WORK REQUIRED: Lines that include the string "blockIdx" are the ones to copy from the entries below.

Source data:
@@ -64,31 +70,31 @@
   const int out_dim = FULL ? KC : d.out_dim[L - 1];
   const int rows = (int)d.rows;
   float* wres = lds;
-  float* pbuf = SPLIT == 0 ? lds + total_chunks * CH : lds + nf32 * CH + (total_chunks - nf32) * SCH;
+  float* pbuf = SPLIT == 0 ? lds + total_chunks * CH : lds + nf32 * CH0 + (total_chunks - nf32) * SCH;
   float* abuf = pbuf + (L + 2) * PSTRIDE + wave * RPW * LDSW;
 
-  stage_params<RNT>(pbuf, d, PSTRIDE, tid);
+  stage_params<NT_>(pbuf, d, PSTRIDE, tid);
   if constexpr (SPLIT != 0) {
     const int ldw0 = ldw_of(d, 0);
     const bool w0v = (ldw0 % 4 == 0) && ((reinterpret_cast<uintptr_t>(d.weight[0]) & 15u) == 0);
     if constexpr (SPLIT == 1) {
-      stage_weights_split<RNT>(wsp, d.weight[0], ldw0, d.out_dim[0], d.seg[0].wcol, d.seg[0].wcol + d.seg[0].width,
+      stage_weights_split<NT_>(wsp, d.weight[0], ldw0, d.out_dim[0], d.seg[0].wcol, d.seg[0].wcol + d.seg[0].width,
                                w0v && (d.seg[0].wcol % 4 == 0), tid);
     } else {
 #pragma unroll
       for (int s = 0; s < NMM; ++s)
-        stage_weights<WT * 32, RNT>(wres + s * CH, d.weight[0], ldw0, d.out_dim[0], d.seg[s].wcol, d.seg[s].wcol + d.seg[s].width, 16,
-                                    w0v && (d.seg[s].wcol % 4 == 0), tid);
+        stage_weights<WT * 32, NT_, LDW0>(wres + s * CH0, d.weight[0], ldw0, d.out_dim[0], d.seg[s].wcol, d.seg[s].wcol + d.seg[s].width,
+                                          W12 ? LDSW1 / 4 : 16, w0v && (d.seg[s].wcol % 4 == 0), tid);
     }
     if constexpr (DUAL) {
       const int ldw1 = ldw_of(d, 1);
       const bool w1v = (ldw1 % 4 == 0) && ((reinterpret_cast<uintptr_t>(d.weight[1]) & 15u) == 0) && (d.seg[0].wcol % 4 == 0);
-      stage_weights_split<RNT>(wsp + 3 * SPLANE, d.weight[1], ldw1, d.out_dim[0], d.seg[0].wcol, d.seg[0].wcol + d.seg[0].width, w1v, tid);
+      stage_weights_split<NT_>(wsp + 3 * SPLANE, d.weight[1], ldw1, d.out_dim[0], d.seg[0].wcol, d.seg[0].wcol + d.seg[0].width, w1v, tid);
     }
     for (int l = 1; l < L; ++l) {
       const int ldw = ldw_of(d, l);
       const bool wv = (ldw % 4 == 0) && ((reinterpret_cast<uintptr_t>(d.weight[l]) & 15u) == 0);
-      stage_weights_split<RNT>(wsp + (NMM + l - 1 - nf32) * 3 * SPLANE, d.weight[l], ldw, d.out_dim[l], 0, d.in_dim[l], wv, tid);
+      stage_weights_split<NT_>(wsp + (NMM + l - 1 - nf32) * 3 * SPLANE, d.weight[l], ldw, d.out_dim[l], 0, d.in_dim[l], wv, tid);
     }
   } else {
     int chunk = 0;
@@ -96,18 +102,18 @@
     const bool w0v = (ldw0 % 4 == 0) && ((reinterpret_cast<uintptr_t>(d.weight[0]) & 15u) == 0);
 #pragma unroll
     for (int s = 0; s < NMM; ++s, ++chunk)
-      stage_weights<WT * 32, RNT>(wres + chunk * CH, d.weight[0], ldw0, d.out_dim[0], d.seg[s].wcol,
+      stage_weights<WT * 32, NT_>(wres + chunk * CH, d.weight[0], ldw0, d.out_dim[0], d.seg[s].wcol,
                                   d.seg[s].wcol + d.seg[s].width, 16, w0v && (d.seg[s].wcol % 4 == 0), tid);
     for (int l = 1; l < L; ++l) {
       const int ldw = ldw_of(d, l);
       const bool wv = (ldw % 4 == 0) && ((reinterpret_cast<uintptr_t>(d.weight[l]) & 15u) == 0);
       for (int c = 0; c * KC < d.in_dim[l]; ++c, ++chunk)
-        stage_weights<WT * 32, RNT>(wres + chunk * CH, d.weight[l], ldw, d.out_dim[l], c * KC, d.in_dim[l], 16, wv, tid);
+        stage_weights<WT * 32, NT_>(wres + chunk * CH, d.weight[l], ldw, d.out_dim[l], c * KC, d.in_dim[l], 16, wv, tid);
     }
     if constexpr (DUAL) {
       const int ldw1 = ldw_of(d, 1);
       const bool w1v = (ldw1 % 4 == 0) && ((reinterpret_cast<uintptr_t>(d.weight[1]) & 15u) == 0);
-      stage_weights<WT * 32, RNT>(wres + CH, d.weight[1], ldw1, d.out_dim[0], d.seg[0].wcol, d.seg[0].wcol + d.seg[0].width, 16,
+      stage_weights<WT * 32, NT_>(wres + CH, d.weight[1], ldw1, d.out_dim[0], d.seg[0].wcol, d.seg[0].wcol + d.seg[0].width, 16,
                                   w1v && (d.seg[0].wcol % 4 == 0), tid);
     }
   }
@@ -122,7 +128,7 @@
     __builtin_assume(sv[NMM + 1].index != nullptr);
   }
 
-  const int total_waves = (int)gridDim.x * RWAVES;
+  const int total_waves = (int)gridDim.x * WAVES;
   const int last_wt = num_wtiles - 1;
 
   auto row_offset = [&](int wt, const SegView& s) -> uint32_t {
@@ -163,7 +169,7 @@
     compiler_lds_barrier();
   };
 
-  const int gwave = (int)blockIdx.x * RWAVES + wave;
+  const int gwave = (int)blockIdx.x * WAVES + wave;
   const int stride = AGG ? 1 : total_waves;
   int wt = gwave, wt_end = num_wtiles;
   if constexpr (AGG) {
@@ -376,7 +382,7 @@
           if (PIPE && kc16 == 4 && L > 1) mma_chunk_from_lds_split_pipe<HT, 4>(hid, abuf, wsplit(s), i, h);
           else mma_chunk_from_lds_split<HT, SPK>(hid, abuf, wsplit(s), kc16, i, h);
         }
-        else mma_chunk_from_lds<HT>(hid, abuf, wres + s * CH, (sv[s].width + 7) >> 3, i, h);
+        else mma_chunk_from_lds<HT, LDW0>(hid, abuf, wres + s * CH0, (sv[s].width + 7) >> 3, i, h);
       }
       if constexpr (RESREG && !FRONT) if (s == NMM - 1) {
 #pragma unroll
@@ -596,9 +602,9 @@
 }
 
 template <int HT, int OT, int NMM, int NADD, bool RESREG, bool AGG = false, bool SAVE = false, bool FULL = false, int EF = 0, bool DUAL = false,
-          int SPLIT = 0, bool AGGONLY = false>
+          int SPLIT = 0, bool AGGONLY = false, int WAVES = RWAVES>
 int launch(const gnc_mlp_desc_t& d, int total_chunks, size_t smem, hipStream_t stream) {
-  void (*const kernel)(const gnc_mlp_desc_t, const int, const int) = &mlp_resident_kernel<HT, OT, NMM, NADD, RESREG, AGG, SAVE, FULL, EF, DUAL, SPLIT, AGGONLY>;
+  void (*const kernel)(const gnc_mlp_desc_t, const int, const int) = &mlp_resident_kernel<HT, OT, NMM, NADD, RESREG, AGG, SAVE, FULL, EF, DUAL, SPLIT, AGGONLY, WAVES>;
   static bool attr_set = false;
   if (!attr_set) {
     int rc = gnc::check_hip(hipFuncSetAttribute(reinterpret_cast<const void*>(kernel), hipFuncAttributeMaxDynamicSharedMemorySize, 160 * 1024),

WRITTEN RESPONSE:
-  const int gwave = (int)blockIdx.x * RWAVES + wave;
+  const int gwave = (int)blockIdx.x * WAVES + wave;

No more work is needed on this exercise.